Description of the task>
From the entries below, transcribe exactly the lines between the line holding "const uint64_t* vkeys;" and the line holding "P.t2s = A.alloc<int32_t>((size_t)n2", inclusive; skip all other lines.

[Records from a dataset]
____
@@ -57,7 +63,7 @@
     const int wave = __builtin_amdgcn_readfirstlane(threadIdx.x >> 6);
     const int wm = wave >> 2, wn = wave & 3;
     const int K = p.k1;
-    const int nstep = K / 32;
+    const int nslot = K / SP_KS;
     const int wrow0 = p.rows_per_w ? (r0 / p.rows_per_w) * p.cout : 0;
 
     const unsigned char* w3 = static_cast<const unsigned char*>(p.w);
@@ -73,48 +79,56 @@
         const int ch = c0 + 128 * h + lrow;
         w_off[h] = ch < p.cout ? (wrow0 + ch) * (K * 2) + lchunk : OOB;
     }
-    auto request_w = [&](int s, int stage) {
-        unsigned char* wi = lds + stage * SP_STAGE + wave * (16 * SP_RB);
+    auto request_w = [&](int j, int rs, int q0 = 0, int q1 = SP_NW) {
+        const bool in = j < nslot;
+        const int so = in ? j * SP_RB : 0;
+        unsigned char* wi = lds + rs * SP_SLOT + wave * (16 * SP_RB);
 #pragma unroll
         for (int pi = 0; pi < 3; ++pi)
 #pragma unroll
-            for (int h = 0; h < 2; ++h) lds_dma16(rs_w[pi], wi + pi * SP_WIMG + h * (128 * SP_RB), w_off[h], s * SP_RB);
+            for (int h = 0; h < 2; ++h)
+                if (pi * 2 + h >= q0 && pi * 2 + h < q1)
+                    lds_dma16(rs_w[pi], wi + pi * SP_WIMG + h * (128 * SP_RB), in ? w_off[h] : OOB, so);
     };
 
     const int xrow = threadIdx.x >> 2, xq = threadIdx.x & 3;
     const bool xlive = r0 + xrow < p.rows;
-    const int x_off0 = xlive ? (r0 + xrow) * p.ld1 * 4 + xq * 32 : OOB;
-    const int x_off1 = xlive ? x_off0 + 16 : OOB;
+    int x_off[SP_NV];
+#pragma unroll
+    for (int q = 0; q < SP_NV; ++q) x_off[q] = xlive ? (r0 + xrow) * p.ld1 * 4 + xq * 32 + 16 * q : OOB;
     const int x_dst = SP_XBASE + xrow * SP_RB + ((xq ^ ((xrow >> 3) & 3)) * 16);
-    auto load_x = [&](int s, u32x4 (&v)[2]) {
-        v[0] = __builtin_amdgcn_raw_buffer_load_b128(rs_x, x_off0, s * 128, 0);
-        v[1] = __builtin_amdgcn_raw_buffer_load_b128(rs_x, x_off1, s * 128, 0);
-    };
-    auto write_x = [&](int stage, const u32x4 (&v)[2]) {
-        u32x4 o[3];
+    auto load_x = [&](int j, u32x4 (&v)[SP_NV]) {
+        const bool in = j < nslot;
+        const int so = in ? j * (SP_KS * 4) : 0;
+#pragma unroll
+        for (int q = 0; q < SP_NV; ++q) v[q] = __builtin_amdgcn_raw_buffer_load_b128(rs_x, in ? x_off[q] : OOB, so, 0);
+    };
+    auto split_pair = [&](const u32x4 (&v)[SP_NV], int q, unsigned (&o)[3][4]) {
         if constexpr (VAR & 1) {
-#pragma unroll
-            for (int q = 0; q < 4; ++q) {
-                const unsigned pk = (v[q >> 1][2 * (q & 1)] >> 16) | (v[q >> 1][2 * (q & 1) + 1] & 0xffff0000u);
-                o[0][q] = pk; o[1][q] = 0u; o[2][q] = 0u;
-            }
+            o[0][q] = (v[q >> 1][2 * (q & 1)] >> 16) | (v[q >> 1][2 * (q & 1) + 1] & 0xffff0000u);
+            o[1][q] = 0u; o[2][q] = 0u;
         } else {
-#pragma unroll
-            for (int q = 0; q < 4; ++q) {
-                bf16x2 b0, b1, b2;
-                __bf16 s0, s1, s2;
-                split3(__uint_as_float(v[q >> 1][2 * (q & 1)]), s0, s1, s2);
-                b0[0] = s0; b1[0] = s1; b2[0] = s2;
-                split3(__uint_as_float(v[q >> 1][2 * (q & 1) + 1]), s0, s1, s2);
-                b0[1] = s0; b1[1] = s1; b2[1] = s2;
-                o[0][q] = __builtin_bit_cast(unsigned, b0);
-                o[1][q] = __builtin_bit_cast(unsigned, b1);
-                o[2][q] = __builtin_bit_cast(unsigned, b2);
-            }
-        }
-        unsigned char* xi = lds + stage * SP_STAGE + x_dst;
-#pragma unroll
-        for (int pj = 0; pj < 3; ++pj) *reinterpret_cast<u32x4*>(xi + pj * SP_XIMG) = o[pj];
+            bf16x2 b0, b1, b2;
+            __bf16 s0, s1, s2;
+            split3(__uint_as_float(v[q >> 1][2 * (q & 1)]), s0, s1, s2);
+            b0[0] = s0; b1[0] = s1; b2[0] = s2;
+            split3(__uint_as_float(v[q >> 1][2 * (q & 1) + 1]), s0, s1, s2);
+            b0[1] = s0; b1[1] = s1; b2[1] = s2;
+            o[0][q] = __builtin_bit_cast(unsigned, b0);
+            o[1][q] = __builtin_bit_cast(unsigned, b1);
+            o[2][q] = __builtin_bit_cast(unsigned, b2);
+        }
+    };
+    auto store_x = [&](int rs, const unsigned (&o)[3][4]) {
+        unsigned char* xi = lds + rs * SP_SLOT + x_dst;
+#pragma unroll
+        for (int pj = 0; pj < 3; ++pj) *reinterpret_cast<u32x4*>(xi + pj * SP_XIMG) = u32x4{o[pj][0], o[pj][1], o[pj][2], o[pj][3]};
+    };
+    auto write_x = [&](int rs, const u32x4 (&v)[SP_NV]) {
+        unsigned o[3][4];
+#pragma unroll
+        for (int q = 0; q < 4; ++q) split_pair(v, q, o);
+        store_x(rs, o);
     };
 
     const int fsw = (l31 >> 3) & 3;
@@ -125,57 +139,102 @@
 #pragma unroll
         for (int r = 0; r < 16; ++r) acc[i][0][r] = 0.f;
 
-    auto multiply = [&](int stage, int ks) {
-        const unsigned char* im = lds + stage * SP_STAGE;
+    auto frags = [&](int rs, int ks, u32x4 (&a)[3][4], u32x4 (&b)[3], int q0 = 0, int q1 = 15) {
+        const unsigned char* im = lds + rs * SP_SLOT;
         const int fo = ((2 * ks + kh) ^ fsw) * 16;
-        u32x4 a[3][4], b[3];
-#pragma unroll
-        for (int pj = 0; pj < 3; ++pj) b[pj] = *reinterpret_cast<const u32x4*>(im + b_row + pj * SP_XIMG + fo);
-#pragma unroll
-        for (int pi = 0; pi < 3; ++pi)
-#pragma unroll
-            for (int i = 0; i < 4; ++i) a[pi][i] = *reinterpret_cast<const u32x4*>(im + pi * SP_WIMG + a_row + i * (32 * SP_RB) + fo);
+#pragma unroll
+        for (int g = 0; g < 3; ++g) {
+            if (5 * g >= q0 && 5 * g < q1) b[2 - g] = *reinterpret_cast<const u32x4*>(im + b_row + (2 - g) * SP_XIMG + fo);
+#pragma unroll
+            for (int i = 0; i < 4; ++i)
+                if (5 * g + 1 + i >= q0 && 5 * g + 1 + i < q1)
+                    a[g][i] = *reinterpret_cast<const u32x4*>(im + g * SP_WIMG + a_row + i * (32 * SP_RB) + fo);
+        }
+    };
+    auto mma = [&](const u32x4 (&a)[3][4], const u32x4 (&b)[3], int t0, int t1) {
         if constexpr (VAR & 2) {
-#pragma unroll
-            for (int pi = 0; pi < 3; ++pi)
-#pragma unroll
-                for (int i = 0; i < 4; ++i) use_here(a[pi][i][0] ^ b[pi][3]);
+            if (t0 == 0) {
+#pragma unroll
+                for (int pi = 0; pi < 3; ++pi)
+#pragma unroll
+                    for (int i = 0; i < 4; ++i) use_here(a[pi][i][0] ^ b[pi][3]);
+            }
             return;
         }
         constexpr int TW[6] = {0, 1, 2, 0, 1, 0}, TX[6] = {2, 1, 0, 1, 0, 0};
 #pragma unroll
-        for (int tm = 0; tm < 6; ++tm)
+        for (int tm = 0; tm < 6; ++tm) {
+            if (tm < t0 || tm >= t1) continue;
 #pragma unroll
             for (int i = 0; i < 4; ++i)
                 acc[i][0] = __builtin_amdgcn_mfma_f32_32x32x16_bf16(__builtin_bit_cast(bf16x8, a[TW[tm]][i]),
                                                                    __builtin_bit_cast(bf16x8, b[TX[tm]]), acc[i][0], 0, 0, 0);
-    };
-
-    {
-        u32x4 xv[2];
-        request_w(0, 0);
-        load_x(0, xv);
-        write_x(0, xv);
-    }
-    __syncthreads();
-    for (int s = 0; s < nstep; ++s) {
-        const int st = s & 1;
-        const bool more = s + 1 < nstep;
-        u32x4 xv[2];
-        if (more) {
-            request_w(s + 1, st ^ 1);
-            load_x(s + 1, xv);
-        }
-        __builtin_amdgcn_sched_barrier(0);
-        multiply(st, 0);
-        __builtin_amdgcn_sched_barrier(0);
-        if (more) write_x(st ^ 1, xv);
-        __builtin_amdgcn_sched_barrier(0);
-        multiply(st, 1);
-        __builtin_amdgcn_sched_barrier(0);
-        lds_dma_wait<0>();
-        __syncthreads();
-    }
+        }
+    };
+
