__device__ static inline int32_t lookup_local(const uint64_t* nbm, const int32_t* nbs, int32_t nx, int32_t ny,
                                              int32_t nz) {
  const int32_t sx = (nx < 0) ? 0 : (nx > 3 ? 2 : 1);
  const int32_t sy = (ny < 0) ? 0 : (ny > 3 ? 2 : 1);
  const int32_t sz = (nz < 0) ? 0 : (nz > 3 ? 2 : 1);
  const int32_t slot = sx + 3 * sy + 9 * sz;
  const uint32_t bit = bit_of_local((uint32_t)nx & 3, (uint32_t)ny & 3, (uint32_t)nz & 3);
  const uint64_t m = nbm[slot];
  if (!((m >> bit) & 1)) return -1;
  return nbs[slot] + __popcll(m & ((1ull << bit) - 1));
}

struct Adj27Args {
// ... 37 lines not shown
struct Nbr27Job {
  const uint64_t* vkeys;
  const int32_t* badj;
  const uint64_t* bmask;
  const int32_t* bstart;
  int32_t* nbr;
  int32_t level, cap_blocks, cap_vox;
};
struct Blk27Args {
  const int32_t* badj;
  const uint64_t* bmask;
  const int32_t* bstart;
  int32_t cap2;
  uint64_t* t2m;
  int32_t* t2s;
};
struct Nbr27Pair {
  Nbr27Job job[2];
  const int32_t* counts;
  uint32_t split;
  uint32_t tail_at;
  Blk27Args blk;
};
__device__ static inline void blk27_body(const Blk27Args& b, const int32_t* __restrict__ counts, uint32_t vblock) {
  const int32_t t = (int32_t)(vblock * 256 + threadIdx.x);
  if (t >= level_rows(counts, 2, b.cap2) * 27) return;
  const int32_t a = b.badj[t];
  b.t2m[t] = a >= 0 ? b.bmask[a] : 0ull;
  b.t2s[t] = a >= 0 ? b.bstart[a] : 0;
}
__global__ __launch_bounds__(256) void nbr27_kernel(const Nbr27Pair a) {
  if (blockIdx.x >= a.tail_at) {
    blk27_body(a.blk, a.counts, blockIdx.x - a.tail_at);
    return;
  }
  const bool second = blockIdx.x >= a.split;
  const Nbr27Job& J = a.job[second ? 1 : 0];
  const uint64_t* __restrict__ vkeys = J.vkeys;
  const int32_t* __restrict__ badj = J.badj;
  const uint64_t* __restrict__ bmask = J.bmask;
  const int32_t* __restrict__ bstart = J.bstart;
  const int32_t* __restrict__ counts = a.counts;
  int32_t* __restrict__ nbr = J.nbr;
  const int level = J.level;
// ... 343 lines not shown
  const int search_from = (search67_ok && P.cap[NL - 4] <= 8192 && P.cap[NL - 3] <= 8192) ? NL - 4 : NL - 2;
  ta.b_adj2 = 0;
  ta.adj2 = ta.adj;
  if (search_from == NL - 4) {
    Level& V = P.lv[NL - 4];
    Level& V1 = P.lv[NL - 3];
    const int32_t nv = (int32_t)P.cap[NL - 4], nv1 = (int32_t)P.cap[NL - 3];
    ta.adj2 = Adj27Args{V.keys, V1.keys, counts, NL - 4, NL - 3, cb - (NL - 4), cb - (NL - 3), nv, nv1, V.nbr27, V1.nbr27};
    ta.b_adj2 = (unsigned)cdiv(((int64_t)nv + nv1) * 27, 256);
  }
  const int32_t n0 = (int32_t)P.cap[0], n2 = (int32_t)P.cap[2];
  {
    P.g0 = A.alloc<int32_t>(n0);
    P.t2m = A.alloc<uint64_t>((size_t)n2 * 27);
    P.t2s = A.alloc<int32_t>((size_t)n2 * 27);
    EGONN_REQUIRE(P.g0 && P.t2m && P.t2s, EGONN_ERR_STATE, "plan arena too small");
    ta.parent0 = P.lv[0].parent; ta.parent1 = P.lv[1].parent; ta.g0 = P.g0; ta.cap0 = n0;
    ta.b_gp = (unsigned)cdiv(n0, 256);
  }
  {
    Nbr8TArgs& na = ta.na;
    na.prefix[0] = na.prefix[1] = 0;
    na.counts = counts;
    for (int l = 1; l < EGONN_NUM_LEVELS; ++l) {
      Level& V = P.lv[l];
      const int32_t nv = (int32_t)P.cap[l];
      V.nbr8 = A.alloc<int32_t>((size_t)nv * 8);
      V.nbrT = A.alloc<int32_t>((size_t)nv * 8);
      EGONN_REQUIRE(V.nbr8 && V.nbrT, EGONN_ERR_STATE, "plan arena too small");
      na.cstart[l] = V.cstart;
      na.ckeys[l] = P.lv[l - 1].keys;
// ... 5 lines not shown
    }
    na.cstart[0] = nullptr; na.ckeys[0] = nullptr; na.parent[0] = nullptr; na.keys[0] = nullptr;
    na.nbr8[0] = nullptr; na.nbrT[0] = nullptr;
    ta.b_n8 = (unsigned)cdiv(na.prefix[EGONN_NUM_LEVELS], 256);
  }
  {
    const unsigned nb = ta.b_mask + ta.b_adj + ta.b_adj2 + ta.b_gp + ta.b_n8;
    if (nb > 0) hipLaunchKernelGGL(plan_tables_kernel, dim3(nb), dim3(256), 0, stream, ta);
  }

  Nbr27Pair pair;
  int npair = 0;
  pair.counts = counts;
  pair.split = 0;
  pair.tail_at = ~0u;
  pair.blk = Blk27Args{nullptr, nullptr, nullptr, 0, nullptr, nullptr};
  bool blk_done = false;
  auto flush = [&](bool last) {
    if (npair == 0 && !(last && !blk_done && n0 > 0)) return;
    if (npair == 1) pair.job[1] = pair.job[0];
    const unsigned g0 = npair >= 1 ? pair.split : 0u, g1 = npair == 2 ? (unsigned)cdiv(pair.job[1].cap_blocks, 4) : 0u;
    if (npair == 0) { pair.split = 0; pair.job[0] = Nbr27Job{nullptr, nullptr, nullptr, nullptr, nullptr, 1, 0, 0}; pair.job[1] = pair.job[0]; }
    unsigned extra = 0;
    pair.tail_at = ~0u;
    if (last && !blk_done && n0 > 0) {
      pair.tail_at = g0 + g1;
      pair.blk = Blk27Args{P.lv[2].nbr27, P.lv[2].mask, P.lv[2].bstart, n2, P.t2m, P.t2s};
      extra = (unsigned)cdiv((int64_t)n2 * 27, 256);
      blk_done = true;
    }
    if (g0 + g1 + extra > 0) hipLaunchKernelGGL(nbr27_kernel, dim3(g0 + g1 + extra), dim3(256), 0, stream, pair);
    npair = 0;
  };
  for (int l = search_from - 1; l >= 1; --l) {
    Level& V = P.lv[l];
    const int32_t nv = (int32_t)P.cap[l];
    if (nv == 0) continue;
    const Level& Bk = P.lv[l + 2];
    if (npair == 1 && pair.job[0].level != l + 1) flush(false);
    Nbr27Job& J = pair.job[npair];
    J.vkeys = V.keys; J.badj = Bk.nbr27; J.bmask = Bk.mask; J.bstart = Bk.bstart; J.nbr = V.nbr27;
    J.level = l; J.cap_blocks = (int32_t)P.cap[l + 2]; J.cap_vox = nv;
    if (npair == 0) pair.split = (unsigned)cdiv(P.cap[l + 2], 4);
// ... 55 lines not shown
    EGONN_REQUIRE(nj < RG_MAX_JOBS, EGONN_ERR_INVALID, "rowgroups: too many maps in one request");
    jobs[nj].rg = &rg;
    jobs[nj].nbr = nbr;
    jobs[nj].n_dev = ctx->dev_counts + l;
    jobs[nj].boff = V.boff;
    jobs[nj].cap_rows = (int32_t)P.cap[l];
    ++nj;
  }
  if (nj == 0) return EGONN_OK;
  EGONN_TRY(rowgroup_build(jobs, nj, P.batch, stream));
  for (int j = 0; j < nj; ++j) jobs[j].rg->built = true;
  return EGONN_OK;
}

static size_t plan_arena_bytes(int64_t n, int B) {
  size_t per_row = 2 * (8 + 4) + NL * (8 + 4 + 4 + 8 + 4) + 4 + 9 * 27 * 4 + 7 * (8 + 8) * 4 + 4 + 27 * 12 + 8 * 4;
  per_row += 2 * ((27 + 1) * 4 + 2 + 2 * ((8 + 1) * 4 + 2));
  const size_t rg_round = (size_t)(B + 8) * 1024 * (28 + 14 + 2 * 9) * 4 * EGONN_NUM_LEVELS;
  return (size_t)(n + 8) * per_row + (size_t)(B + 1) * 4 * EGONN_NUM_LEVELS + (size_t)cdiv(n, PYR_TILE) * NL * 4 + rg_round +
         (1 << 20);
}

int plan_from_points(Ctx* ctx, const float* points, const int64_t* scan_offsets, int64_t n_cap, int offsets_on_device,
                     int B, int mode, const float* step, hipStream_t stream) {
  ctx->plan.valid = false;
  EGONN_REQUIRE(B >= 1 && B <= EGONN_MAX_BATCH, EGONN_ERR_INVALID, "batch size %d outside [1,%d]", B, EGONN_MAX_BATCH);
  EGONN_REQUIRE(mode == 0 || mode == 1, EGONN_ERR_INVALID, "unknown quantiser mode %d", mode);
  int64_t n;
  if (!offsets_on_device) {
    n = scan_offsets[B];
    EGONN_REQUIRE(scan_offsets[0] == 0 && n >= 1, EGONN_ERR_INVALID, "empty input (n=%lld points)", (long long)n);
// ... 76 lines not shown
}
____
Exercise result>
  const uint64_t* vkeys;
  const int32_t* badj;
  const uint64_t* bmask;
  const int32_t* bstart;
  int32_t* nbr;
  int32_t level, cap_blocks, cap_vox;
};
struct Blk27Args {
  const int32_t* badj;
  const uint64_t* bmask;
  const int32_t* bstart;
  int32_t cap2;
  uint64_t* t2m;
  int32_t* t2s;
};
struct Nbr27Pair {
  Nbr27Job job[2];
  const int32_t* counts;
  uint32_t split;
  uint32_t tail_at;
  Blk27Args blk;
};
__device__ static inline void blk27_body(const Blk27Args& b, const int32_t* __restrict__ counts, uint32_t vblock) {
  const int32_t t = (int32_t)(vblock * 256 + threadIdx.x);
  if (t >= level_rows(counts, 2, b.cap2) * 27) return;
  const int32_t a = b.badj[t];
  b.t2m[t] = a >= 0 ? b.bmask[a] : 0ull;
  b.t2s[t] = a >= 0 ? b.bstart[a] : 0;
}
__global__ __launch_bounds__(256) void nbr27_kernel(const Nbr27Pair a) {
  if (blockIdx.x >= a.tail_at) {
    blk27_body(a.blk, a.counts, blockIdx.x - a.tail_at);
    return;
  }
  const bool second = blockIdx.x >= a.split;
  const Nbr27Job& J = a.job[second ? 1 : 0];
  const uint64_t* __restrict__ vkeys = J.vkeys;
  const int32_t* __restrict__ badj = J.badj;
  const uint64_t* __restrict__ bmask = J.bmask;
  const int32_t* __restrict__ bstart = J.bstart;
  const int32_t* __restrict__ counts = a.counts;
  int32_t* __restrict__ nbr = J.nbr;
  const int level = J.level;
// ... 343 lines not shown
  const int search_from = (search67_ok && P.cap[NL - 4] <= 8192 && P.cap[NL - 3] <= 8192) ? NL - 4 : NL - 2;
  ta.b_adj2 = 0;
  ta.adj2 = ta.adj;
  if (search_from == NL - 4) {
    Level& V = P.lv[NL - 4];
    Level& V1 = P.lv[NL - 3];
    const int32_t nv = (int32_t)P.cap[NL - 4], nv1 = (int32_t)P.cap[NL - 3];
    ta.adj2 = Adj27Args{V.keys, V1.keys, counts, NL - 4, NL - 3, cb - (NL - 4), cb - (NL - 3), nv, nv1, V.nbr27, V1.nbr27};
    ta.b_adj2 = (unsigned)cdiv(((int64_t)nv + nv1) * 27, 256);
  }
  const int32_t n0 = (int32_t)P.cap[0], n2 = (int32_t)P.cap[2];
  {
    P.g0 = A.alloc<int32_t>(n0);
    P.t2m = A.alloc<uint64_t>((size_t)n2 * 27);
    P.t2s = A.alloc<int32_t>((size_t)n2 * 27);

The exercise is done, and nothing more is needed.